Ethics opinions provide guidance for unaffiliated lawyers sharing offices and resources
The ABA’s Standing Committee on Ethics and Professional Responsibility released a formal opinion July 12 that provides guidance on how attorneys can share offices and staff resources with an unaffiliated attorney.
In Formal Opinion 507, the ABA opined that office sharing is permissible under the ABA’s Model Rules of Professional Conduct so long as attorneys comply with the “ethical duties concerning the confidentiality of information, conflicts of interest, supervision of nonlawyers and communications about their services.”
The opinion also points out that lawyers who share offices but do not practice together as a law firm must take appropriate steps to clearly communicate the nature of their relationship to the public and to their clients and cites the model rule regarding advertising as prohibiting any “false or misleading communication about the lawyer or the lawyer’s services.” For instance, the lawyers “may not imply or hold themselves out as practicing together in one firm when they are not a firm.”
The Florida Bar has released several ethics opinions over the years that are similar to the new guidance from the ABA. Florida Bar Ethics Opinion 88-15 advises that a lawyer may operate multiple businesses from the same suite of offices provided they adhere to certain ethical requirements.
Specifically, Opinion 88-15 requires that the lawyer protect the confidentiality of all information relating to the representation of clients, take steps to avoid misleading the public regarding the business activities in their offices, and prohibits the lawyer from engaging in in-person solicitation of legal employment.
Furthermore, Opinions 93-6 and 93-7 discuss joint ventures between separate law firms and a lawyer’s dual employment, respectively.
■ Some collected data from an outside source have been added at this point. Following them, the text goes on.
@@ -583,6 +597,10 @@
                         if (EF & MCQ_CONV_DSILU_MUL) {
 #pragma unroll
                             for (int r = 0; r < 16; ++r) vv[e][r] = vv[e][r] * mcq_dsilu(tw[e][r]);
+                        }
+                        if (EF == MCQ_CONV_GATE) {
+#pragma unroll
+                            for (int r = 0; r < 16; ++r) vv[e][r] = tw[e][r] * mcq_sigmoid(vv[e][r]) + rvv[e][r];
                         }
                         if (EF & MCQ_CONV_RESIDUAL) {
 #pragma unroll
@@ -778,6 +796,12 @@
     };
     auto run_epilogue = [&](const bool tile_active, auto&& get_acc, const int mb_first, auto mb_count) {
         const unsigned ef = fl & ~(unsigned)(MCQ_CONV_SILU_IN | MCQ_CONV_SQUARE_IN);
+        if constexpr (!WINO && TAPS == 1 && PRO == PRO_NONE && !PAIR && NB == 1) {
+            if (ef == MCQ_CONV_GATE) {
+                epilogue(std::integral_constant<unsigned, MCQ_CONV_GATE>{}, tile_active, get_acc, mb_first, mb_count);
+                return;
+            }
+        }
         if (ef == (MCQ_CONV_RESIDUAL | MCQ_CONV_DUAL_SILU))
             epilogue(std::integral_constant<unsigned, MCQ_CONV_RESIDUAL | MCQ_CONV_DUAL_SILU>{}, tile_active, get_acc, mb_first, mb_count);
         else if (ef == MCQ_CONV_SILU_OUT)
diff --git a/mcquic_amd/modules/compressor.py b/mcquic_amd/modules/compressor.py
--- a/mcquic_amd/modules/compressor.py
+++ b/mcquic_amd/modules/compressor.py
@@ -181,10 +181,13 @@
             raise RuntimeError(f"expected an image batch [n, 3, h, w], got {tuple(x.shape)}")
 
     def _encode_latent(self, x: torch.Tensor, pad: bool = True) -> torch.Tensor:
+        from ..nn import blocks
         y = self._encoder[0](self._padding(x) if pad else x, dual_silu=True)
-        for i in range(1, len(self._encoder)):
-            y = self._encoder[i](y)
-        return y
+        return blocks.infer_stack(list(self._encoder)[1:], y)
+
+    def _decode_latent(self, yHat: torch.Tensor) -> torch.Tensor:
+        from ..nn import blocks
+        return blocks.infer_stack(self._decoder, yHat)
 
     def encode(self, x: torch.Tensor) -> List[torch.Tensor]:
         self._check(x)
@@ -200,8 +203,8 @@
             return self.decode([c.new_zeros((1,) + tuple(c.shape[1:])) for c in codes])[:0]
         with torch.no_grad():
             if self._graphs is not None and codes[0].is_cuda and not torch.cuda.is_current_stream_capturing():
-                return self._graphed("decode", lambda *c: self._decoder(self._quantizer.decode(list(c))), [c.contiguous() for c in codes])
-            return self._decoder(self._quantizer.decode(codes))
+                return self._graphed("decode", lambda *c: self._decode_latent(self._quantizer.decode(list(c))), [c.contiguous() for c in codes])
+            return self._decode_latent(self._quantizer.decode(codes))
 
     def compress(self, x: torch.Tensor) -> Tuple[List[torch.Tensor], List[List[bytes]], List[FileHeader]]:
         self._check(x)
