__device__ __forceinline__ bool wave_mask_bit(unsigned long long m) { return __builtin_amdgcn_inverse_ballot_w64(m); }
__device__ __forceinline__ unsigned long long wave_ballot(bool p) { return __builtin_amdgcn_ballot_w64(p); }
struct NoProbe {
    __device__ __forceinline__ int operator()(int) const { return 0; }
};
template <bool QUIRK, class SINK, class PROBE = NoProbe>
__device__ __forceinline__ int walk_buckets_q(const FerDev &d, int s, const int (&su)[5], const SuPk &sp, int sx, int sy, int lane,
                                              uint32_t *tbl, int halt_cnt, int &jend, SINK sink, uint32_t max_slice = 0xffffffffu,
                                              bool skip0 = false, PROBE probe = PROBE())
{
    int tren = 0;
    jend = 180;
    const int kt = d.kt;
    const uint32_t *kol2 = d.kol2 + (size_t)s * 16384 * kt;
    const uint32_t *srec = d.sort_rec;
    const int n0 = QUIRK ? d.zero_cnt[s] : 0;
    const uint32_t npos = (uint32_t)(d.W * d.H), g0 = (uint32_t)s * npos;
    const uint16_t *F0 = d.feat0 + (size_t)s * 6 * d.ysz;
    const int t_lo = QUIRK ? 0 : (max(sx - 279, 0) >> d.ktw_shift), t_hi = QUIRK ? kt - 1 : (min(sx + 279, d.W - 1) >> d.ktw_shift);
    auto qstart = [&](int a) -> uint32_t {
        if (a <= 0) return g0;
        if (a == 1) return g0 + min(2u * (uint32_t)n0, npos);
        if (a >= 16384) return g0 + npos;
        return kol2[(size_t)a * kt] - (uint32_t)n0;
    };
    const uint32_t sxy = ((uint32_t)sx << 16) | (uint32_t)sy;
    const char *srec_s = (const char *)(srec + (size_t)g0 * 3);
    auto fetch = [&](unsigned b_start, int b_cnt, uint32_t &r0, uint32_t &r1, uint32_t &r2) {
        const uint32_t li = (b_start - g0) + (unsigned)min(lane, max(b_cnt - 1, 0));
        const uint32_t *e = (const uint32_t *)(srec_s + __umul24(li, 12u));
        r0 = e[0];
        r1 = e[1];
        r2 = e[2];
    };
    auto passes = [&](uint32_t r0, uint32_t r1) -> bool {
        uint32_t dist = __builtin_amdgcn_sad_u16(r0, sxy, 0);
        uint32_t e12 = pk_abs16(pk_sub16(r1, sp.s12));
        return dist < 280u && (pk_sub16(e12, 0x00640064u) & 0x80008000u) == 0x80008000u;
    };
    auto passes_mask = [&](uint32_t r0, uint32_t r1) -> unsigned long long {
        uint32_t dist = __builtin_amdgcn_sad_u16(r0, sxy, 0);
        uint32_t e12 = pk_abs16(pk_sub16(r1, sp.s12));
        return wave_ballot(dist < 280u) & wave_ballot((pk_sub16(e12, 0x00640064u) & 0x80008000u) == 0x80008000u);
    };
    auto feat_d = [&](uint32_t info, uint32_t r0, uint32_t r1, uint32_t r2) -> uint32_t {
        uint32_t D;
        if (!QUIRK) {
            const uint32_t aa = ((info >> 16) & 0x7fffu) * 0x10001u;
            D = __builtin_amdgcn_sad_u16(r1, sp.s12, (info >> 8) & 255u);
            D = __builtin_amdgcn_sad_u16(r2, sp.s34, D);
            D = __builtin_amdgcn_sad_u16(pk_sub16(aa, r1), sp.e12, D);
            D = __builtin_amdgcn_sad_u16(pk_sub16(aa, r2), sp.e34, D);
        } else {
            int px = min((int)(r0 >> 16), d.W - 1), py = min((int)(r0 & 0xffff), d.H - 1);
            D = (uint32_t)feat_dist_rec(F0 + ((size_t)py * d.W + px) * 6, sp);
        }
        return D;
    };
    auto filter = [&](uint32_t info, uint32_t r0, uint32_t r1, uint32_t r2) -> bool {
        const int b_cnt = (int)(info & 127u);
        bool ok = lane < b_cnt && passes(r0, r1);
        unsigned long long mk = __ballot(ok);
        int rank = tren + (int)__builtin_amdgcn_mbcnt_hi((uint32_t)(mk >> 32), __builtin_amdgcn_mbcnt_lo((uint32_t)mk, 0u));
        const uint32_t D = feat_d(info, r0, r1, r2);
        const bool halt = sink(ok, rank, (int)pk_sub16(r0, sxy), (int)D, info, false);
        tren += __popcll(mk);
        return halt || tren > halt_cnt;
    };
    auto run_table = [&](uint32_t dstart, uint32_t dinfo, int nb) -> bool {
        auto desc = [&](int b, unsigned &bs, uint32_t &bi) {
            const int bb = min(b, 63);
            bs = (unsigned)__builtin_amdgcn_readlane((int)dstart, bb);
            bi = (uint32_t)__builtin_amdgcn_readlane((int)dinfo, bb);
        };
        unsigned sA, sB, sC, sD;
        uint32_t iA, iB, iC, iD;
        uint32_t A0, A1, A2, B0, B1, B2, C0, C1, C2, D0, D1, D2;
        desc(0, sA, iA);
        fetch(sA, (int)(iA & 127u), A0, A1, A2);
        desc(1, sB, iB);
        fetch(sB, (int)(iB & 127u), B0, B1, B2);
        desc(2, sC, iC);
        fetch(sC, (int)(iC & 127u), C0, C1, C2);
        desc(3, sD, iD);
        fetch(sD, (int)(iD & 127u), D0, D1, D2);
#define WALK_STEP(SS, II, R0, R1, R2, NEXT)                                  \
        if (filter(II, R0, R1, R2)) {       \
            jend = (int)((II >> 8) & 255u);                                  \
            return true;                                                     \
        }                                                                    \
        if (II & 128u) {                                                     \
            if (tren > 128) {                                                \
                jend = (int)((II >> 8) & 255u);                              \
                return true;                                                 \
            }                                                                \
        }                                                                    \
        desc(NEXT, SS, II);                                                  \
        fetch(SS, (int)(II & 127u), R0, R1, R2);
        for (int b = 0; b < nb; b += 4) {
            WALK_STEP(sA, iA, A0, A1, A2, b + 4)
            if (b + 1 >= nb) break;
            WALK_STEP(sB, iB, B0, B1, B2, b + 5)
            if (b + 2 >= nb) break;
            WALK_STEP(sC, iC, C0, C1, C2, b + 6)
            if (b + 3 >= nb) break;
            WALK_STEP(sD, iD, D0, D1, D2, b + 7)
        }
#undef WALK_STEP
        return false;
    };
    for (int j0 = 0; j0 <= 180; j0 += 16) {
        uint32_t kb = 0u;
        {
            const int which = lane >> 4, jj = j0 + (lane & 15);
            const int a = (which & 2) ? su[0] + jj : su[0] - jj;
            const bool va = a >= 0 && a < 16384 && jj <= 180;
            if (!QUIRK) {
                if (va) kb = kol2[(size_t)a * kt + ((which & 1) ? t_hi + 1 : t_lo)];
            } else {
                if (va) kb = qstart(a + (which & 1));
            }
        }
        const int step = (lane >> 1) & 15, side = lane & 1;
        const uint32_t st = (uint32_t)__shfl((int)kb, step + (side ? 32 : 0)), en = (uint32_t)__shfl((int)kb, step + (side ? 48 : 16));
        uint32_t cnt = (lane < 32 && en > st) ? en - st : 0u;
        if (cnt > max_slice && (j0 + step > 0 || skip0)) cnt = 0u;
        const int a_k = side ? su[0] + j0 + step : su[0] - (j0 + step);
        const uint32_t ja = ((uint32_t)(j0 + step) << 8) | ((uint32_t)(a_k & 0x7fff) << 16) | ((uint32_t)side << 31);
        int pre = (int)cnt;
#pragma unroll
        for (int o = 1; o < 32; o <<= 1) {
            int v = __shfl_up(pre, o);
            if (lane >= o) pre += v;
        }
        const int T = __builtin_amdgcn_readlane(pre, 31);
        if (T == 0) continue;
        if (T <= 62 * 64) {
            const uint32_t E = (uint32_t)pre - cnt;
            const uint32_t cnt_hi = (uint32_t)__shfl((int)cnt, lane | 1);
            const bool closes = side == 1 || cnt_hi == 0u;
            const unsigned long long ne = __ballot(cnt > 0u);
            const int nne = __popcll(ne);
            const int rk = (int)__builtin_amdgcn_mbcnt_hi((uint32_t)(ne >> 32), __builtin_amdgcn_mbcnt_lo((uint32_t)ne, 0u));
            WAVE_LDS_SYNC();
            tbl[lane] = 0u;
            tbl[64 + lane] = 0u;
            WAVE_LDS_SYNC();
            if (cnt > 0u) {
                __hip_atomic_fetch_or(&tbl[E >> 5], 1u << (E & 31u), __ATOMIC_RELAXED, __HIP_MEMORY_SCOPE_WAVEFRONT);
                tbl[128 + 2 * rk] = st - E - g0;
                tbl[129 + 2 * rk] = ja | (closes ? 128u : 0u);
            }
            if (lane == 0) __hip_atomic_fetch_or(&tbl[T >> 5], 1u << (T & 31), __ATOMIC_RELAXED, __HIP_MEMORY_SCOPE_WAVEFRONT);
            WAVE_LDS_SYNC();
            const int nbd = (T + 63) >> 6;
            int dbase = 0;
            auto ddesc = [&](int b, uint32_t &li, uint32_t &inf) {
                const int bb = min(b, nbd - 1);
                const uint32_t w0 = tbl[2 * bb], w1 = tbl[2 * bb + 1];
                const unsigned long long M = ((unsigned long long)w1 << 32) | w0;
                const int inc = (int)__builtin_amdgcn_mbcnt_hi(w1, __builtin_amdgcn_mbcnt_lo(w0, 0u)) + (int)((M >> lane) & 1ull);
                const int r = min(dbase + inc - 1, nne - 1);
                dbase += __popcll(M);
                const uint32_t g = min(64u * (uint32_t)bb + (uint32_t)lane, (uint32_t)T - 1u);
                const uint2 e = *(const uint2 *)&tbl[128 + 2 * r];
                li = b < nbd ? e.x + g : 0u;
                inf = e.y;
            };
            auto fetchl = [&](uint32_t li, uint32_t &r0, uint32_t &r1, uint32_t &r2) {
                const uint32_t *e = (const uint32_t *)(srec_s + __umul24(li, 12u));
                r0 = e[0];
                r1 = e[1];
                r2 = e[2];
            };
            const int stop_lim = min(128, halt_cnt);
            auto dstep = [&](int b, uint32_t inf, uint32_t r0, uint32_t r1, uint32_t r2) -> bool {
                const int rem = T - 64 * b;
                unsigned long long vm = ~0ull, mk = passes_mask(r0, r1);
                if (rem < 64) {
                    vm = (1ull << rem) - 1ull;
                    mk &= vm;
                }
                const int nmk = __popcll(mk);
                const int rank = tren + (int)__builtin_amdgcn_mbcnt_hi((uint32_t)(mk >> 32), __builtin_amdgcn_mbcnt_lo((uint32_t)mk, 0u));
                const int rel = (int)pk_sub16(r0, sxy), D = (int)feat_d(inf, r0, r1, r2);
                if (tren + nmk <= stop_lim) {
                    const bool halt = sink(wave_mask_bit(mk), rank, rel, D, inf, true);
                    tren += nmk;
                    const unsigned long long hm = wave_ballot(halt);
                    if (hm) {
                        jend = __builtin_amdgcn_readlane((int)((inf >> 8) & 255u), __ffsll((long long)hm) - 1);
                        return true;
                    }
                    return false;
                }
                const int incl = rank + (int)wave_mask_bit(mk);
                const int jl = (int)((inf >> 8) & 255u);
                const unsigned long long M = ((unsigned long long)__builtin_amdgcn_readfirstlane((int)tbl[2 * b + 1]) << 32) |
                                             (uint32_t)__builtin_amdgcn_readfirstlane((int)tbl[2 * b]);
                const unsigned long long lastm = (M >> 1) | ((unsigned long long)(__builtin_amdgcn_readfirstlane((int)tbl[2 * b + 2]) & 1) << 63);
                const unsigned long long s1 = wave_ballot((inf & 128u) != 0u) & wave_ballot(incl > 128) & lastm & vm;
                const unsigned long long s2 = wave_ballot(incl > halt_cnt) & vm;
                unsigned long long live = vm;
                if (s1) live &= (2ull << (__ffsll((long long)s1) - 1)) - 1ull;
                if (s2) {
                    const int j2 = __builtin_amdgcn_readlane(jl, __ffsll((long long)s2) - 1);
                    live &= wave_ballot(jl <= j2);
                }
                const bool halt = sink(wave_mask_bit(mk & live), rank, rel, D, inf, false);
                tren += __popcll(mk & live);
                const unsigned long long hm = wave_ballot(halt);
                if (hm) {
                    jend = __builtin_amdgcn_readlane(jl, __ffsll((long long)hm) - 1);
                    return true;
                }
                if (s1 | s2) {
                    jend = __builtin_amdgcn_readlane(jl, 63 - __clzll((long long)live));
                    return true;
                }
                return false;
            };
            uint32_t lA, lB, lC, lD, iA, iB, iC, iD;
            uint32_t A0, A1, A2, B0, B1, B2, C0, C1, C2, D0, D1, D2;
            ddesc(0, lA, iA);
            fetchl(lA, A0, A1, A2);
            ddesc(1, lB, iB);
            fetchl(lB, B0, B1, B2);
            ddesc(2, lC, iC);
            fetchl(lC, C0, C1, C2);
            ddesc(3, lD, iD);
            fetchl(lD, D0, D1, D2);
#define DENSE_STEP(LL, II, R0, R1, R2, B) \
            if (dstep(B, II, R0, R1, R2)) return tren; \
            ddesc(B + 4, LL, II);                     \
            fetchl(LL, R0, R1, R2);
            for (int b = 0; b < nbd; b += 4) {
                DENSE_STEP(lA, iA, A0, A1, A2, b)
                if (b + 1 >= nbd) break;
                DENSE_STEP(lB, iB, B0, B1, B2, b + 1)
                if (b + 2 >= nbd) break;
                DENSE_STEP(lC, iC, C0, C1, C2, b + 2)
                if (b + 3 >= nbd) break;
                DENSE_STEP(lD, iD, D0, D1, D2, b + 3)
            }
#undef DENSE_STEP
        } else {
            for (int k = 0; k < 32; k++) {
                const uint32_t ks = (uint32_t)__builtin_amdgcn_readlane((int)st, k), kc = (uint32_t)__builtin_amdgcn_readlane((int)cnt, k);
                const uint32_t kja = (uint32_t)__builtin_amdgcn_readlane((int)ja, k);
                const int knb = (int)((kc + 63u) >> 6);
                if (kc > (uint32_t)FER_BIG_SLICE) {
                    const int known = probe((int)((kja >> 16) & 0x7fffu));
                    if (known > 0 && tren + known > halt_cnt) {
                        tren += known;
                        jend = j0 + (k >> 1);
                        return tren;
                    }
                }
                for (int b0 = 0; b0 < knb; b0 += 62) {
                    const int m = min(62, knb - b0);
                    const uint32_t off = 64u * (uint32_t)(b0 + lane);
                    const bool on = lane < m;
                    if (run_table(on ? ks + off : g0, on ? (min(kc - off, 64u) | kja) : 0u, m)) return tren;
                }
                if ((k & 1) && tren > 128) {
                    jend = j0 + (k >> 1);
                    return tren;
                }
            }
        }
    }
    return tren;
}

While 93-6 states that the ethics rules do not contemplate the creation of a joint venture, 93-7 explains that a lawyer is not ethically prohibited from being simultaneously employed by two distinct law firms. However, the opinions caution that each law firm created by the lawyers must be organized and operated as a separate, bona fide law firm in compliance with the attorney advertising rules, may not exist for the sole purpose of evading the fee-division rules, and cannot operate as a “parallel law firm” where the ownership of two or more firms is identical.
In addition, ABA opinion 507 notes that having an office-sharing arrangement does not necessarily bar two attorneys from representing different clients with adverse interests in a court proceeding or a transaction provided that the lawyers protect the confidentiality of their clients’ information and do not hold themselves out as members of the same law firm. “This determination will ultimately turn on specifics of the office-sharing arrangement and the nature of the proposed representations,” the opinion said, adding disclosure of the arrangement and communicating efforts to maintain confidentiality should be provided in writing.